template <int NSTEPS>
__device__ __forceinline__ float mass_column_nx(const float* part, int c)
{
    constexpr int NFULL = NSTEPS >> 4;
    constexpr int NREAD = NFULL + ((NSTEPS & 15) ? 1 : 0);
    float pre[NREAD];
#pragma unroll
    for (int h = 0; h < NREAD; ++h) pre[h] = part[(h << 5) + c];
    float a0 = 0.0f, a1 = 0.0f, a2 = 0.0f, a3 = 0.0f;
#pragma unroll
    for (int h = 0; h < NFULL; ++h) {
        a0 = pre[h];
        a1 += a0; a0 = 0.0f;
        if ((((h + 1) << 4) & (15 << 4)) == 0) {
            a2 += a1; a1 = 0.0f;
            if ((((h + 1) << 4) & (15 << 8)) == 0) { a3 += a2; a2 = 0.0f; }
        }
// ... 401 lines not shown
#pragma unroll
            for (int s2 = 0; s2 < CHUNK; ++s2) acc += v[s2];
            part[id] = acc;
        }
    }
    }
    SOT_PH(sacc, 3);
    if constexpr (!COLUMNS) row_sync<NW>();
    SOT_PH(sacc, 4);
    __builtin_amdgcn_s_setprio(kMassPrio);
    if (NW >= 2) {
        if (wv < 2 && !(wv == 1 && dn)) {
            const float* raw = wv ? V : U;
            float* cb = colbuf + 32 * wv;
            if (lane < 32) {
                if constexpr (RT) cb[lane] = mass_column<SQ>(raw, part + wv * NT, mp, lane);
                else cb[lane] = mass_column_nx<Geo::NSTEPS>(part + wv * NT, lane);
            }
            __builtin_amdgcn_fence(__ATOMIC_RELEASE, "wavefront");
            __builtin_amdgcn_wave_barrier();
            __builtin_amdgcn_fence(__ATOMIC_ACQUIRE, "wavefront");
            float S;
            if constexpr (RT) S = mass_fold<SQ>(raw, cb, mp.n);
            else S = mass_fold_nx<(SQ && !PRESQ), N, SWZ>(raw, cb);
            if (lane == 0) { Sv[wv] = S; Sv[2 + wv] = 1.0f / guard_mass(S); }
        }
    } else {
        const int half = lane >> 5, col = lane & 31;
        const bool use_y = half && !dn;
        float* cb = colbuf + 32 * half;
        if constexpr (RT) cb[col] = mass_column<SQ>(use_y ? V : U, part + (use_y ? NT : 0), mp, col);
        else cb[col] = mass_column_nx<Geo::NSTEPS>(part + (use_y ? NT : 0), col);
        __builtin_amdgcn_fence(__ATOMIC_RELEASE, "wavefront");
        __builtin_amdgcn_wave_barrier();
        __builtin_amdgcn_fence(__ATOMIC_ACQUIRE, "wavefront");
        float S;
        if constexpr (RT) S = mass_fold<SQ>(use_y ? V : U, cb, mp.n);
        else S = mass_fold_nx<(SQ && !PRESQ), N, SWZ>(use_y ? V : U, cb);
        if (col == 0) { Sv[half] = S; Sv[2 + half] = 1.0f / guard_mass(S); }
    }
    __builtin_amdgcn_s_setprio(0);
    const int e0 = t * CPT;
    const int h0 = e0 + 4 * ownf, h1 = e0 + 4 * (1 - ownf);
    if (x_ident) {
        if constexpr (CPT == 8) {
            const float4 v0 = *reinterpret_cast<const float4*>(U + h0), v1 = *reinterpret_cast<const float4*>(U + h1);
            wx[0] = v0.x; wx[1] = v0.y; wx[2] = v0.z; wx[3] = v0.w; wx[4] = v1.x; wx[5] = v1.y; wx[6] = v1.z; wx[7] = v1.w;
        } else {
#pragma unroll
            for (int k = 0; k < CPT; ++k) wx[k] = U[e0 + k];
        }
    } else if (psx != nullptr) {
#pragma unroll
        for (int k = 0; k < CPT; ++k) wx[k] = U[psx[k]];
    } else {
#pragma unroll
        for (int k = 0; k < CPT; ++k) {
            const int sx = (e0 + k < (RT ? a.n : N)) ? a.xperm[e0 + k] : N + 1;
            wx[k] = U[SWZ ? (sx ^ (((sx >> 5) & 1) << 2)) : sx];
        }
    }
    if (y_ident) {
        if constexpr (CPT == 8) {
            const float4 v0 = *reinterpret_cast<const float4*>(V + h0), v1 = *reinterpret_cast<const float4*>(V + h1);
            wy[0] = v0.x; wy[1] = v0.y; wy[2] = v0.z; wy[3] = v0.w; wy[4] = v1.x; wy[5] = v1.y; wy[6] = v1.z; wy[7] = v1.w;
        } else {
#pragma unroll
            for (int k = 0; k < CPT; ++k) wy[k] = V[e0 + k];
        }
    } else if (psy != nullptr) {
#pragma unroll
        for (int k = 0; k < CPT; ++k) wy[k] = V[psy[k]];
    } else {
#pragma unroll
        for (int k = 0; k < CPT; ++k) {
            const int sy = (e0 + k < (RT ? a.n : N)) ? a.yperm[e0 + k] : N + 1;
            wy[k] = V[SWZ ? (sy ^ (((sy >> 5) & 1) << 2)) : sy];
        }
    }
    if ((N < Geo::CAP || RT) && e0 + CPT > (RT ? a.n : N)) {
#pragma unroll
        for (int k = 0; k < CPT; ++k) {
            if (e0 + k >= (RT ? a.n : N)) { wx[k] = 0.0f; wy[k] = 0.0f; }
        }
    }
    SOT_PH(sacc, 5);
    row_sync<NW>();
    SOT_PH(sacc, 6);

    Sx = Sv[0]; Sy = dn ? Sx : Sv[1];
    const float rSx = Sv[2], rSy = dn ? rSx : Sv[3];
    const float Sxh = guard_mass(Sx), Syh = guard_mass(Sy);
    double px[CPT], py[CPT];
    double runx = 0.0, runy = 0.0;
    {
        float qx[CPT], qy[CPT];
        uint32_t risk = 0xFFFFFFFFu;
#pragma unroll
        for (int k = 0; k < CPT; ++k) {
            qx[k] = div_by_row_constant((SQ && !PRESQ) ? wx[k] * wx[k] : wx[k], Sxh, rSx, risk);
            qy[k] = div_by_row_constant((SQ && !PRESQ) ? wy[k] * wy[k] : wy[k], Syh, rSy, risk);
        }
        const bool slow = (risk < kFastDivMinBits) || !(Sxh <= 0x1p40f) || !(Syh <= 0x1p40f);
        if (__builtin_amdgcn_ballot_w64(slow) != 0ull) {
            asm volatile("; IEEE division fallback" ::: "memory");
#pragma unroll
            for (int k = 0; k < CPT; ++k) {
                qx[k] = ((SQ && !PRESQ) ? wx[k] * wx[k] : wx[k]) / Sxh;
                qy[k] = ((SQ && !PRESQ) ? wy[k] * wy[k] : wy[k]) / Syh;
            }
        }
#pragma unroll
        for (int k = 0; k < CPT; ++k) {
            runx += (double)qx[k]; runy += (double)qy[k];
            px[k] = runx; py[k] = runy;
        }
    }
    const double inx = wave_incl_scan(runx), iny = wave_incl_scan(runy);
    double exx = wave_shift_right1(inx), exy = wave_shift_right1(iny);
    if (NW > 1 && lane == kWave - 1) { wtot[wv] = inx; wtot[NW + wv] = iny; }
    SOT_PH(sacc, 7);
    row_sync<NW>();
    SOT_PH(sacc, 8);
    if constexpr (NW > 1) {
        double ox = 0.0, oy = 0.0;
        for (int w = 0; w < wv; ++w) { ox += wtot[w]; oy += wtot[NW + w]; }
        exx += ox; exy += oy;
    }
#pragma unroll
    for (int k = 0; k < CPT; ++k) { cu[k] = (float)(exx + px[k]); cv[k] = (float)(exy + py[k]); }
    if constexpr (TO_LDS) {
        if (CPT % 4 == 0 && (N == Geo::CAP || e0 + CPT <= N)) {
#pragma unroll
            for (int k = 0; k + 3 < CPT; k += 4) {
                *reinterpret_cast<float4*>(U + e0 + k) = make_float4(cu[k], cu[k + 1], cu[k + 2], cu[k + 3]);
                *reinterpret_cast<float4*>(V + e0 + k) = make_float4(cv[k], cv[k + 1], cv[k + 2], cv[k + 3]);
            }
        } else {
#pragma unroll
            for (int k = 0; k < CPT; ++k) {
                if (e0 + k < N) { U[e0 + k] = cu[k]; V[e0 + k] = cv[k]; }
            }
        }
    }
    if (nxt_x != nullptr) fetch_row<G, CPT, NX>(nxt_x, nxt_y, t, a.n, rx, ry);
    if constexpr (TO_LDS) row_sync<NW>();
}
※
Output the lines of the records above exactly as they appear, from the line containing "if (__builtin_amdgcn_ballot_w64(slow) != 0ull)" through the line containing "const double inx".

#### [REPLY]
        if (__builtin_amdgcn_ballot_w64(slow) != 0ull) {
            asm volatile("; IEEE division fallback" ::: "memory");
#pragma unroll
            for (int k = 0; k < CPT; ++k) {
                qx[k] = ((SQ && !PRESQ) ? wx[k] * wx[k] : wx[k]) / Sxh;
                qy[k] = ((SQ && !PRESQ) ? wy[k] * wy[k] : wy[k]) / Syh;
            }
        }
#pragma unroll
        for (int k = 0; k < CPT; ++k) {
            runx += (double)qx[k]; runy += (double)qy[k];
            px[k] = runx; py[k] = runy;
        }
    }
    const double inx = wave_incl_scan(runx), iny = wave_incl_scan(runy);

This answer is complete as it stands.